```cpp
int fail(int code, const std::string &msg) {
// ... 579 lines not shown
    if (!strcmp(key, "wgrad_channel_block")) {
      if (value < 0) return fail(ESCOIN_EINVAL, "wgrad_channel_block must be >= 0");
      p->wgrad_channel_block = value;
      return ESCOIN_OK;
    }
    if (!strcmp(key, "dense_wgrad_splits")) {
      if (value < 0) return fail(ESCOIN_EINVAL, "dense_wgrad_splits must be >= 0");
      p->dense_wgrad_splits = value;
      return ESCOIN_OK;
    }
    if (!strcmp(key, "body_variant")) {
      if (value < -1 || value > 0) return fail(ESCOIN_EINVAL, "body_variant must be -1 (automatic) or 0 (generic)");
      p->body_variant = value;
      return ESCOIN_OK;
    }
    if (!strcmp(key, "stream_stores")) {
      if (value < -1 || value > 1) return fail(ESCOIN_EINVAL, "stream_stores must be -1, 0 or 1");
      p->stream_stores = value;
      return ESCOIN_OK;
    }
    if (!strcmp(key, "kernel")) {
      if (value < ESCOIN_KERNEL_AUTO || value > ESCOIN_KERNEL_JIT)
        return fail(ESCOIN_EINVAL, "unknown kernel id");
      p->kernel_choice = value;
    } else if (!strcmp(key, "conv_mode")) {
      if (value < ESCOIN_CONV_MODE_LOWERED_GEMM || value > ESCOIN_CONV_MODE_SCONV_PAR)
        return fail(ESCOIN_EINVAL, "conv_mode must be one of Caffe::ConvMode's four values (0..3)");
      auto direct = [](int m) { return m == ESCOIN_CONV_MODE_SCONV || m == ESCOIN_CONV_MODE_SCONV_PAR; };
      const bool regroup = p->aligned && ((value == ESCOIN_CONV_MODE_LOWERED_GEMM) != (p->conv_mode == ESCOIN_CONV_MODE_LOWERED_GEMM) ||
                                          ((p->s2d || p->s2b || p->b2s) && !p->is_f64 && direct(value) != direct(p->conv_mode)));
// ... 141 lines not shown
}

long escoin_plan_stat(const escoin_plan *p, const char *key) {
  if (!p || !key) return fail(ESCOIN_EINVAL, "null argument");
  if (!strcmp(key, "s2d")) return p->s2d_state ? 1 : 0;
  if (!strcmp(key, "s2d_scratch_bytes")) return p->s2d_state ? (long)p->s2d_state->x.bytes() : 0;
  if (!strcmp(key, "s2b")) return p->s2b_state ? 1 : 0;
  if (!strcmp(key, "s2b_scratch_bytes")) return p->s2b_state ? (long)(p->s2b_state->x.bytes() + p->s2b_state->t.bytes()) : 0;
  if (!strcmp(key, "b2s")) return p->b2s_state ? 1 : 0;
  if (!strcmp(key, "b2s_block")) return p->b2s_state ? p->b2s_state->bp.B : 0;
  if (!strcmp(key, "b2s_scratch_bytes"))
    return p->b2s_state ? (long)(p->b2s_state->x.bytes() + p->b2s_state->t.bytes() + p->b2s_state->dx.bytes()) : 0;
  if (p->inner_plan()) {
    static const char *const inner_keys[] = {"kernel_choice", "code_bytes", "code_direct", "small_launch_rule", "jit_rows", "jit_records",
                                             "deal_slowest_over_mean_x1000", "deal_worst_block_x1000", "lds_bytes", "body_variant",
                                             "workgroup_columns", "streamk_gave_up", "streamk", "dense_variant"};
    for (const char *k : inner_keys)
      if (!strcmp(key, k)) return escoin_plan_stat(p->inner_plan()->plan.get(), key);
  }
  if (!strcmp(key, "align_us")) return (long)(p->align_ms * 1e3);
  if (!strcmp(key, "code_bytes")) return (long)(p->tiled.enabled && p->tiled.jit ? p->tiled_dev.jit.code_bytes : 0);
  if (!strcmp(key, "device_bytes")) return (long)device_bytes(p).fwd;
  if (!strcmp(key, "import_fast")) return p->import_fast ? 1 : 0;
  if (!strcmp(key, "cpu_images_per_job")) return p->cpu_img_last;
  if (!strcmp(key, "cpu_channel_block")) return p->cpu_blk_cb;
  if (!strcmp(key, "code_direct")) return p->tiled_dev.jit.direct ? 1 : 0;
  if (!strcmp(key, "small_launch_rule")) return p->small_rule;
  if (!strcmp(key, "jit_rows")) return p->tiled.jit ? p->tiled.jit_rows : 0;
  if (!strcmp(key, "jit_records")) return p->tiled.jit ? p->tiled.jit_records : 0;
  if (!strcmp(key, "deal_slowest_over_mean_x1000")) return p->tiled.jit ? (long)(p->tiled.deal_slowest_over_mean * 1000.f + 0.5f) : 0;
  if (!strcmp(key, "deal_worst_block_x1000")) return p->tiled.jit ? (long)(p->tiled.deal_worst_block * 1000.f + 0.5f) : 0;
  if (!strcmp(key, "lds_bytes")) return p->tiled.enabled ? (long)p->tiled.lds_bytes : 0;
  if (!strcmp(key, "body_variant")) return p->tiled.enabled ? p->tiled.body_variant_last : 0;
  if (!strcmp(key, "workgroup_columns")) return p->tiled.enabled ? p->tiled.tiling.n_ocblk : 0;
  if (!strcmp(key, "streamk_gave_up")) {
    const DenseArrays &dn = p->dense;
    if (!dn.sk_ws.get<void>() || dn.sk_flag_words < 1 || !dn.sk_used) return 0;
    if (dn.sk_fail.host() && *(volatile unsigned *)dn.sk_fail.host() != 0u) return 1;
    unsigned v = 0;
    if (hipMemcpy(&v, dn.sk_ws.get<const unsigned>() + (dn.sk_flag_words - 1), 4, hipMemcpyDeviceToHost) != hipSuccess)
      return fail(ESCOIN_EHIP, "streamk_gave_up: device read failed");
    return (long)v;
  }
  if (!strcmp(key, "streamk")) return p->dense.sk_used ? 1 : 0;
  if (!strcmp(key, "dense_variant")) return p->dense.variant_last;
  if (!strncmp(key, "bwd_", 4) || !strncmp(key, "wgrad_", 6) || !strncmp(key, "dgrad_", 6)) return bwd_stat(p, key);
  if (!strncmp(key, "upd", 3)) return upd_stat(p, key);
  if (!strncmp(key, "dwg_", 4)) return dwg_stat(p, key);
// ... 196 lines not shown
```

### caffe-escoin_amd/csrc/escoin_plan.h

```cpp
#ifndef ESCOIN_PLAN_H_
#define ESCOIN_PLAN_H_

#include <hip/hip_runtime.h>

#include <chrono>
#include <memory>
#include <new>
#include <stdexcept>
#include <string>
#include <vector>

#include "csr_tables.h"
#include "device_buffer.h"
#include "align_rules.h"
#include "escoin.h"
#include "geometry.h"
#include "jit_module.h"
#include "stream_builder.h"

namespace escoin {

void set_error(const std::string &msg);
int fail(int code, const std::string &msg);
int check_plan_device(const escoin_plan *p, const std::string &who);
// ... 28 lines not shown
  size_t lds_bytes = 0;
  int lds_budget = 0;
  float density = 0.f;
  Tiling tiling;
  int stage_bytes = 0;
  int nbuf = 2;
  bool jit = false;
  long jit_rows = 0, jit_records = 0;
  bool jit_dma = false;
  int dma_period = 0;
  int jit_pref = 0;
  bool jit_chain = false;
  float deal_slowest_over_mean = 1.f, deal_worst_block = 1.f;
  std::string info;
  mutable int body_variant_last = 0;
};

struct CpuWorkspace {
  std::vector<char> pad, scratch, partial;
  const void *src = nullptr;
  unsigned long call = 0;
};

struct DerivedPlan {
  std::unique_ptr<escoin_plan, int (*)(escoin_plan *)> plan{nullptr, escoin_plan_destroy};
  std::vector<int> src;
};


struct GatherDgrad {
// ... 157 lines not shown

  escoin::GenericArrays gen;
  escoin::TiledConfig tiled;
  escoin::TiledArrays tiled_dev;
  int code_loader = 0;
  double align_ms = 0.0;
  bool import_fast = false;
  int small_rule = 0;

  escoin::DenseArrays dense;
  bool use_dense = false;
  unsigned long long dense_mask = 0, sparse_mask = ~0ull;
  int n_dense_groups = 0, n_sparse_groups = 0;
  int dense_threshold_pct = -1;
  int body_variant = -1;
  int stream_stores = -1;

  escoin::DeviceBuffer col;

  std::string kernel_name = "(not aligned)";

  int bwd_kernel = ESCOIN_KERNEL_AUTO;
  int wgrad_kernel = ESCOIN_WGRAD_AUTO;
  int wgrad_channel_block = 0;
  std::unique_ptr<escoin::BwdState> bwd;

  std::unique_ptr<escoin::UpdState> upd;
  bool dev_authoritative = false;
  int (*sync_host_fn)(escoin_plan *) = nullptr;
  hipStream_t upd_stream = nullptr;
// ... 123 lines not shown
```

### caffe-escoin_amd/csrc/sconv_tiled.hip

```cpp
#include <hip/hip_runtime.h>

#include <chrono>

#include <algorithm>
#include <cmath>
#include <atomic>
#include <cstdlib>
#include <cstring>
#include <string>
#include <type_traits>
#include <vector>

#include "align_rules.h"
#include "aligned_form.h"
#include "escoin_plan.h"
#include "jit_codegen.h"
#include "knobs.h"
#include "stream_builder.h"
#include "stream_loop_asm.inc"

namespace escoin {

struct TiledArgs {
  const float *__restrict__ in;
  float *__restrict__ out;
  const unsigned *__restrict__ stream;
  const float *__restrict__ bias;
  int n_images, C, H, W, M, OH, OW, Cg, Mg, KH, pad_h, pad_w;
  int s4_log2, rows_per_slab, pix_waves_log2, oc_waves, G, n_ocg, n_ocblk;
  int tr, nseg, band_mode, bands, plane_rows, plane_seg_floats, plane_ch_floats, icb, n_icb;
  int qpc;
  int qpc64_log2;
  int nt_planes;
  int nt_out;
  int n_tiles;
  int grid_x, nthreads;
  int xcd_q, xcd_r;
  int buf_bytes;
  int vec_in, vec_out;
  int epi_store;
  int epi5_ok;
  int relu;
  const unsigned *__restrict__ unit_hdr;
  const unsigned *__restrict__ chan;
  int stage_bytes;
  int nbuf;
  unsigned stream_bytes;
  int fill_waves;
  float inv_nseg, inv_bands, inv_qpc;
  unsigned long long *prof;
  unsigned long long group_mask;
  int hdr_stride, hdr_word;
// ... 269 lines not shown
  r[3] = 0x00020000u;
  return r;
}
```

####################

The task: Count up the lines above that include the string "char" and report nothing but that number.

Solution to the exercise: 4